Tutti conoscono la storia della famiglia Kennedy, pochi però rammentano il nome di Rosemery Kennedy, la scomoda sorella del ben più celebre John Fitzgerald Kennedy.

Durante l’infanzia, Rosemery visse separata dal resto della famiglia. La sua colpa? Era affetta da un ritardo cognitivo.

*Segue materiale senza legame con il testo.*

@@ -2389,6 +2390,15 @@
   if (which == 9) return e->graph_chunks_run;
   if (which == 10) return e->run_nap_in_use;
   if (which == 11) return e->run_cal_nodes;
+  if (which == 13) {
+    if (e->device >= 0 && hipSetDevice(e->device) != hipSuccess) return -1;
+    int k = -1;
+    if (hipStreamSynchronize(e->stream) != hipSuccess) return -1;
+    if (hipMemcpy(&k, &e->d.ctrl->pad4[0], sizeof k, hipMemcpyDeviceToHost) != hipSuccess) return -1;
+    return k;
+  }
+  if (which == 14) return e->coop ? e->d.coop_nt : 0;
+  if (which == 15) return e->coop ? (e->d.coop_tres | (e->d.coop_espec << 1)) : 0;
   if (which == 12) return e->polml ? (int64_t)(e->polml->cap_slab * sizeof(double)) : 0;
   return which == 0 ? e->compactions : which == 1 ? e->kbp_fallbacks : -1;
 }
diff --git a/miosqp_amd/csrc/host.inc b/miosqp_amd/csrc/host.inc
--- a/miosqp_amd/csrc/host.inc
+++ b/miosqp_amd/csrc/host.inc
@@ -449,6 +449,10 @@
   if (const char *ev = getenv("MIOSQP_COOP_TRES")) res = res && atoi(ev) != 0;
   d.coop_tres = res ? 1 : 0;
   d.coop_lag = res ? 10 : 16;
+  {
+    const char *ev = getenv("MIOSQP_COOP_EPI_SPEC");
+    d.coop_espec = (res && nt >= 9 && !(ev && atoi(ev) == 0)) ? 1 : 0;
+  }
   if (const char *ev = getenv("MIOSQP_COOP_LAG")) d.coop_lag = std::max(1, atoi(ev));
 }
 
diff --git a/miosqp_amd/csrc/host_search.inc b/miosqp_amd/csrc/host_search.inc
--- a/miosqp_amd/csrc/host_search.inc
+++ b/miosqp_amd/csrc/host_search.inc
@@ -6,6 +6,8 @@
   double *own_block = nullptr;
   SearchDigest *dg = nullptr;
   unsigned long long seq = 0;
+  SearchDigest last_g{};
+  int last_s = -1, last_c0 = -1, last_c1 = -1;
   hipEvent_t ev[4] = {};
   int ev_slot = 0;
   bool ev_pending = false;
@@ -467,6 +469,27 @@
     HIPCHK(hipMemcpyAsync(x, S.inc_x, sizeof(double) * e->n, hipMemcpyDeviceToHost, e->stream));
     HIPCHK(hipStreamSynchronize(e->stream));
   }
+  return 0;
+}
+
+int miosqp_qp_search_last_node(miosqp_qp_engine *e, double *rec, double *x, double *y, double *kids) {
+  if (!e || !e->search || !rec || !x || !y || !kids) return MIOSQP_EARG;
+  ENTER(e);
+  NodeSearch &S = *search_of(e);
+  if (S.last_s < 0) return 1;
+  const SearchDigest &g = S.last_g;
+  const double r[12] = {(double)g.status, (double)g.iter, (double)g.int_inf, (double)g.nextvar, (double)g.action, (double)g.branched,
+                        g.lower, g.heur_viol, g.heur_obj, g.pri_res, g.dua_res, g.obj_val};
+  memcpy(rec, r, sizeof r);
+  const size_t n = e->n, M = e->M, p = e->d.n_int;
+  HIPCHK(hipMemcpyAsync(x, S.x + S.last_s * n, sizeof(double) * n, hipMemcpyDeviceToHost, e->stream));
+  HIPCHK(hipMemcpyAsync(y, S.y + S.last_s * M, sizeof(double) * M, hipMemcpyDeviceToHost, e->stream));
+  const int c[2] = {S.last_c0, S.last_c1};
+  for (int k = 0; k < 2; k++) {
+    HIPCHK(hipMemcpyAsync(kids + (2 * k) * p, S.lo + c[k] * p, sizeof(double) * p, hipMemcpyDeviceToHost, e->stream));
+    HIPCHK(hipMemcpyAsync(kids + (2 * k + 1) * p, S.hi + c[k] * p, sizeof(double) * p, hipMemcpyDeviceToHost, e->stream));
+  }
+  HIPCHK(hipStreamSynchronize(e->stream));
   return 0;
 }
 
@@ -654,6 +677,8 @@
       if (rc) return rc;
     }
     if (S.stamps) S.stamp_iter[a.seq % 256] = g.todo ? -1 : g.iter;
+    S.last_g = g;
+    S.last_s = s; S.last_c0 = c0; S.last_c1 = c1;
     done++;
     S.nodes++;
     S.iters += g.iter;
diff --git a/miosqp_amd/csrc/kernels_coop.inc b/miosqp_amd/csrc/kernels_coop.inc
--- a/miosqp_amd/csrc/kernels_coop.inc
+++ b/miosqp_amd/csrc/kernels_coop.inc
@@ -431,7 +431,10 @@
   int run;
   unsigned long long *coop_buf, coop_half;
   int NR, lag;
+  int spec;
 };
+constexpr int COOP_DEC_SPEC = 0x20000000;
+__device__ __forceinline__ bool coop_dec_spec(int dv) { return (dv & 0x60000000) == COOP_DEC_SPEC; }
 #define COOP_STAMP(ptr, k)                                          \
   do {                                                              \
     if ((ptr) != nullptr && threadIdx.x == 0) (ptr)[k] = wall_clock64(); \
@@ -548,6 +551,10 @@
   }
   __syncthreads();
   COOP_STAMP(stamps, 11);
+  if (w < 0) {
+    COOP_STAMP(stamps, 12);
+    return;
+  }
   double vmax = -1.7e308;
   const int Gh = COOP_B / d.tpr_h, Go = COOP_B / d.tpr_o;
   const int CH = (M + Gh - 1) / Gh, CO = (n + Go - 1) / Go;
@@ -595,9 +602,9 @@
   }
 }
 template <int COOP_B>
-__device__ __attribute__((noinline)) void coop_epi_commit(const CoopEpi *dp, unsigned long long *stamps, const int G, const unsigned tag,
-                                                const int st, const int it, const double *lv0, double *s1, double *s2, double *red,
-                                                const double *rec, int *s_fail) {
+__device__ __attribute__((noinline)) int coop_epi_commit(const CoopEpi *dp, unsigned long long *stamps, const int G, const unsigned tag,
+                                               const int st_in, const int it, const double *lv0, double *s1, double *s2, double *red,
+                                               double *rec, int *s_fail, const unsigned long long *dec, const int last) {
   const CoopEpi &d = *dp;
   const int t = threadIdx.x, n = d.n, M = d.M, p = d.n_int;
   lds_f64 *const ox = to_lds(s1), *const xi = to_lds(s1) + 1024;
@@ -631,8 +638,15 @@
   }
   __syncthreads();
   const int int_inf = s_dig[0], nv = s_dig[1];
-  for (int i = t; i < n; i += COOP_B) epi_st(d.a.x_s + i, ox[i], d.coh);
-  for (int r = t; r < M; r += COOP_B) epi_st(d.a.y_s + r, d.cinv * d.E[r] * ly[r], d.coh);
+  lds_f64 *const lyw = to_lds(const_cast<double *>(lv0));
+  if (dec != nullptr)
+    for (int r = t; r < M; r += COOP_B) lyw[r] = d.cinv * d.E[r] * ly[r];
+  auto slot = [&]() {
+    for (int i = t; i < n; i += COOP_B) epi_st(d.a.x_s + i, ox[i], d.coh);
+    for (int r = t; r < M; r += COOP_B) epi_st(d.a.y_s + r, dec != nullptr ? ly[r] : d.cinv * d.E[r] * ly[r], d.coh);
+  };
+  if (dec == nullptr) slot();
+  bool stale = false;
   {
     const int ne = 2 * n + G;
     constexpr int KE = (COOP_EPI_ENTRIES + COOP_B - 1) / COOP_B;
@@ -657,6 +671,7 @@
           have[k] = true;
         } else {
           all = false;
+          if (dec != nullptr && w[k].y == w[k].w && (int)(w[k].y - tag) > 0) stale = true;
         }
       }
       if (__syncthreads_and(all)) break;
@@ -664,11 +679,11 @@
         *s_fail = 1;
         d.ctrl->pad = 12;
       }
-      if (__syncthreads_or(*s_fail)) break;
-    }
-  }
-  __syncthreads();
-  if (*s_fail) return;
+      if (__syncthreads_or(*s_fail | (int)stale)) break;
+    }
+  }
+  if (__syncthreads_or((int)stale)) return 0;
+  if (*s_fail) return 0;
   COOP_STAMP(stamps, 9);
   const double lower = coop_block_sum1024(vals, n, red);
   const double hobj = coop_block_sum1024(vals + n, n, red);
@@ -682,6 +697,35 @@
   for (int k = 1; k < COOP_B / 64; k++) hviol = fmax(hviol, red[k]);
   __syncthreads();
   COOP_STAMP(stamps, 14);
+  int st = st_in;
+  if (dec != nullptr) {
+    __shared__ double s_dv[4];
+    if (t < 4) {
+      unsigned spins = 0;
+      unsigned long long since = 0;
+      for (;;) {
+        const ll_u4 w = ll_peek_wait(dec + 2 * t);
+        if (w.y == tag && w.w == tag) {
+          s_dv[t] = __hiloint2double((int)w.z, (int)w.x);
+          break;
+        }
+        if (*s_fail) break;
+        if (coop_expired(spins, since)) {
+          *s_fail = 1;
+          d.ctrl->pad = 14;
+          break;
+        }
+      }
+    }
+    __syncthreads();
+    if (*s_fail) return 0;
+    const int sd = (int)s_dv[0];
+    if (!(sd == MIOSQP_QP_SOLVED || (sd == 0 && last))) return 0;
+    st = sd == 0 ? MIOSQP_QP_MAX_ITER_REACHED : sd;
+    if (t == 0) { rec[0] = s_dv[1]; rec[1] = s_dv[2]; rec[2] = s_dv[3]; }
+    COOP_STAMP(stamps, 13);
+    slot();
+  }
   int action = 0, branched = 0;
   if (!(lower > d.a.upper)) {
     if (int_inf == 0) {
@@ -712,17 +756,15 @@
   COOP_STAMP(stamps, 15);
   if (t == 0) {
     Ctrl *c = d.ctrl;
-    c->status = st;
-    c->done = 1;
-    c->int_inf = int_inf;
-    c->nextvar = nv;
-    c->lower = lower;
-    c->heur_obj = hobj;
-    c->heur_viol = hviol;
+#define CTRL_ST(f, v) __hip_atomic_store(&c->f, v, __ATOMIC_RELAXED, __HIP_MEMORY_SCOPE_AGENT)
+    CTRL_ST(status, st); CTRL_ST(done, 1); CTRL_ST(int_inf, int_inf); CTRL_ST(nextvar, nv);
+    CTRL_ST(lower, lower); CTRL_ST(heur_obj, hobj); CTRL_ST(heur_viol, hviol);
+#undef CTRL_ST
     const lds_f64 *const rc = to_lds(rec);
     coop_record(d.a.dg, st, it, int_inf, nv, action, branched, lower, hviol, hobj, rc[0], rc[1], rc[2], d.t_node, d.a.seq);
     COOP_STAMP(stamps, 10);
   }
+  return 1;
 }
 
 constexpr int COOP_RC_R = 3, COOP_RC_S = 4, COOP_RV_R = 1, COOP_RV_S = 16;
@@ -741,6 +783,7 @@
     d.eps_pinf = coop_uni(l->eps_pinf); d.eps_dinf = coop_uni(l->eps_dinf); d.epi = coop_uni(l->epi);
     d.stamps = coop_uni(l->stamps); d.res = coop_uni(l->res); d.run = coop_uni(l->run);
     d.coop_buf = coop_uni(l->coop_buf); d.coop_half = coop_uni(l->coop_half); d.NR = coop_uni(l->NR); d.lag = coop_uni(l->lag);
+    d.spec = coop_uni(l->spec);
   }
   constexpr int NW = COOP_B / 64;
   lds_f64 *const lv0 = to_lds(lvp), *const lv1 = to_lds(lvp) + 2048, *const lzl = to_lds(lz);
@@ -864,6 +907,7 @@
   }
   int to_test = check_every > 0 ? check_every : -1;
   bool bounds_fresh = false;
+  const bool spec = RES && d.spec != 0 && NT > 2;
   for (int it = 1; it <= max_iter; it++) {
     bool chk = final_check && it == max_iter;
     if (--to_test == 0) {
@@ -1014,6 +1058,17 @@
       for (int w = 1; w < NW; w++) rq = t < NQ_MAX ? fmax(rq, qw[w][t]) : rq + qw[w][t];
       ll_publish(d.coop_q + (size_t)j * COOP_QS + 2 * t, rq, tag);
     }
+    if (spec && j != 0) {
+      if (j < NT - 1) {
+        coop_epi_rows<COOP_B>(ep, j == 1 ? d.stamps : nullptr, j - 1, NT - 2, tag, lvp, lvp + 2048, lz, &qw[0][0]);
+      } else {
+        coop_epi_rows<COOP_B>(ep, nullptr, -1, NT - 2, tag, lvp, lvp + 2048, lz, &qw[0][0]);
+        const int wrote = coop_epi_commit<COOP_B>(ep, d.stamps, NT - 2, tag, 0, it, lvp, lvp + 2048, lz, &qw[0][0], s_rec, s_fail,
+                                                  d.coop_dec, final_check && it == max_iter);
+        if (wrote && t == 0) __hip_atomic_fetch_add(&d.ctrl->pad4[0], 1, __ATOMIC_RELAXED, __HIP_MEMORY_SCOPE_AGENT);
+        if (*s_fail) return;
+      }
+    }
     if (j == 0) {
       {
         constexpr int KC = (COOP_NT_MAX * NQ + COOP_B - 1) / COOP_B;
@@ -1070,9 +1125,16 @@
           const int last_free = final_check ? max_iter - 1 : max_iter;
           const int pick = it + d.lag < last_free ? it + d.lag : (it > last_free ? it : last_free);
           const unsigned ptag = base + 1u + (unsigned)pick;
-          ll_publish8(coop_ring_buf(d.coop_buf, ptag) + coop_ring_slot<COOP_B>(d.NR), ((unsigned long long)ptag << 32) | (unsigned)st);
+          const bool sol = st == MIOSQP_QP_SOLVED || (st == 0 && final_check && it == max_iter);
+          const unsigned stw = (unsigned)st | (spec && sol ? (unsigned)COOP_DEC_SPEC : 0u);
+          ll_publish8(coop_ring_buf(d.coop_buf, ptag) + coop_ring_slot<COOP_B>(d.NR), ((unsigned long long)ptag << 32) | stw);
         }
         ll_publish(d.coop_dec, (double)st, tag);
+        if (spec) {
+          ll_publish(d.coop_dec + 2, nm.pri, tag);
+          ll_publish(d.coop_dec + 4, nm.dua, tag);
+          ll_publish(d.coop_dec + 6, obj, tag);
+        }
         Ctrl *c = d.ctrl;
         __hip_atomic_store(&c->iter, it, __ATOMIC_RELAXED, __HIP_MEMORY_SCOPE_AGENT);
         __hip_atomic_store(&c->pri_res, nm.pri, __ATOMIC_RELAXED, __HIP_MEMORY_SCOPE_AGENT);
@@ -1116,11 +1178,12 @@
       if (d.epi && (stn == MIOSQP_QP_SOLVED || (stn == 0 && last))) {
         __syncthreads();
         unsigned long long *const stp = j == 0 ? d.stamps : nullptr;
+        if (spec) return;
         COOP_STAMP(stp, 13);
         coop_epi_rows<COOP_B>(ep, stp, (int)blockIdx.x, (int)gridDim.x, tag, lvp, lvp + 2048, lz, &qw[0][0]);
         if (j == 0)
           coop_epi_commit<COOP_B>(ep, stp, (int)gridDim.x, tag, stn == 0 ? MIOSQP_QP_MAX_ITER_REACHED : stn, it, lvp, lvp + 2048, lz,
-                                  &qw[0][0], s_rec, s_fail);
+                                  &qw[0][0], s_rec, s_fail, nullptr, 0);
         return;
       }
       if (d.epi && stn != 0) {
@@ -1295,7 +1358,8 @@
   *ta = CoopTesterArgs{d.coop_chk, d.coop_chz, d.coop_q, d.coop_dec, d.prof, d.Kc, d.Einv, d.E, d.Dinv, d.D, d.l,
                        d.u, d.q, d.ctrl, d.n, d.M, d.ldw, d.c, d.cinv, d.eps_abs, d.eps_rel,
                        d.eps_pinf, d.eps_dinf, nd.on && nd.epi, nd.on ? nd.stamps : nullptr, d.coop_tres, run,
-                       d.coop_buf, (unsigned long long)d.coop_half, d.coop_mg + d.n, d.coop_lag};
+                       d.coop_buf, (unsigned long long)d.coop_half, d.coop_mg + d.n, d.coop_lag,
+                       nd.on && nd.epi && d.coop_tres && d.coop_espec};
 }
 __device__ __forceinline__ void coop_ctrl_reset(Ctrl *c) {
   c->done = 0;
@@ -1663,10 +1727,13 @@
     if (status) break;
     }
   }
+  bool epi_spec = false;
   if constexpr (TST) {
     if (!called_off) {
       if (it > max_iter) __syncthreads();
-      const int dv = s_fail ? 0 : s_dec;
+      const int dw = s_fail ? 0 : s_dec;
+      epi_spec = coop_dec_spec(dw);
+      const int dv = epi_spec ? dw & ~COOP_DEC_SPEC : dw;
       if (dv) {
         status = dv;
         if (own) { o.z = s_ko[t][0]; o.y = s_ko[t][1]; o.dy = s_ko[t][2]; o.sw = s_ko[t][3]; o.x = s_ko[t][4]; o.dx = s_ko[t][5]; }
@@ -1687,9 +1754,9 @@
     if (var) { d.x[o.var] = o.x; d.dx[o.var] = o.dx; d.rx[o.var] = sigma * o.x - o.q; }
   }
   GRID_STAMP(7);
-  const bool epi_here = TST && nd.on && nd.epi && !called_off && !s_fail &&
+  const bool epi_here = TST && nd.on && nd.epi && !called_off && !s_fail && !epi_spec &&
                         (status == MIOSQP_QP_SOLVED || (status == 0 && final_check && it_rep < 0));
-  const bool rec_here = epi_here || (TST && nd.on && nd.epi && !called_off && !s_fail && status != 0);
+  const bool rec_here = epi_here || epi_spec || (TST && nd.on && nd.epi && !called_off && !s_fail && status != 0);
   if constexpr (TST) {
     if (epi_here) {
       if (t == 0) fill_epi();
diff --git a/miosqp_amd/qp.py b/miosqp_amd/qp.py
--- a/miosqp_amd/qp.py
+++ b/miosqp_amd/qp.py
@@ -590,6 +590,18 @@
         _check(self._lib.miosqp_qp_search_get_incumbent(self._h, C.byref(upper), _lib.as_d(x)), "search_get_incumbent")
         return (upper.value, x) if upper.value < 1.7e308 else (float("inf"), None)
 
+    def search_last_node(self, n_int):
+        rec, x, y, kids = np.empty(12), np.empty(self.n), np.empty(self.m), np.empty(4 * n_int)
+        rc = _check(self._lib.miosqp_qp_search_last_node(self._h, _lib.as_d(rec), _lib.as_d(x), _lib.as_d(y), _lib.as_d(kids)),
+                    "search_last_node")
+        if rc == 1:
+            return None
+        names = ("status", "iter", "int_inf", "nextvar", "action", "branched")
+        out = {k: int(rec[i]) for i, k in enumerate(names)}
+        out.update(lower=rec[6], heur_viol=rec[7], heur_obj=rec[8], pri_res=rec[9], dua_res=rec[10], obj_val=rec[11],
+                   x=x, y=y, kids=kids.reshape(4, n_int))
+        return out
+
     def search_run(self, tree_explor_rule, max_nodes, budget_s=0.0):
         info = self._search_info
         max_nodes = 2 ** 62 if not np.isfinite(max_nodes) else int(min(int(max_nodes), 2 ** 62))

Per anni i Kennedy cercarono di nascondere i disturbi della figlia, negando la sua condizione agli occhi del mondo.

La sottoposero a vari, numerosi trattamenti alla ricerca della cura miracolosa che avesse il potere di “guarirla” o per lo meno di renderla più docile, più facilmente controllabile. 

Rosemery, infatti, era diventata una ragazza esuberante, fin troppo ingenua e anche bella in modo inopportuno.

Ciò destava preoccupazioni nella famiglia e soprattutto nel padre che si lamentava spesso del suo comportamento inappropriato e del suo ancora più inappropriato interesse per i ragazzi.

Risolutivo fu l’incontro con il dottor Watts, un medico che praticava una nuova, innovativa procedura: la lobotomia.

Lo psichiatra portoghese Antonio Egas Moniz ricevette il Premio Nobel per la Medicina per aver inventato questa “rivoluzionaria tecnica”.

E fino agli anni cinquanta la lobotomia era considerata un’utile pratica per tenere sotto controllo i pazienti affetti da patologie psichiche quali depressione e schizofrenia.

Tantissime le donne “isteriche e problematiche” che vennero condotte da mariti, padri, familiari, infastiditi dai loro sbalzi d’umore, a sottoporsi a questo trattamento.

Mal di testa ricorrenti, una certa aggressività verbale che alle volte non era altro che l’incapacità della donna di essere compiacente nei confronti del marito, erano motivi sufficienti per ottenere una diagnosi d’isteria e di follia. 

A venti tre anni Rosemary entró alla George Washington University, ansiosa di compiacere suo padre e di essere “curata”.

Le furono praticati due buchi in testa e poi le furono recise le terminazioni nervose.

Ciò che ne uscì, era un essere incapace di parlare, di camminare, che trascorreva ore a fissare il vuoto. La ragazza perse anche l’uso di un braccio e fu confinata su una sedia a rotelle.

Il buon nome dei Kennedy però era salvo; Rosemery, ridotta a un vegetale, non avrebbe più messo in imbarazzo la famiglia né sarebbe caduta preda di qualche avventuriero ansioso di mettere le mani sulle ricchezze dei Kennedy.

Alla fine, venne spedita in un istituto psichiatrico, né il padre né la madre vollero farle visita, e gli altri membri della famiglia si dimenticarono abbastanza in fretta della sua esistenza, ad eccezione della sorella Eunice che fondò in suo onore la Special Olympics Inc. per persone con disabilità intellettiva. 

La storia di Rosemery Kennedy per quanto tragica non è stata un caso isolato.

Candida Carrino ricostruisce nel suo saggio “Luride, agitate, criminali” un secolo d’internamento femminile con dinamiche non dissimili da quelle di Rosemery. 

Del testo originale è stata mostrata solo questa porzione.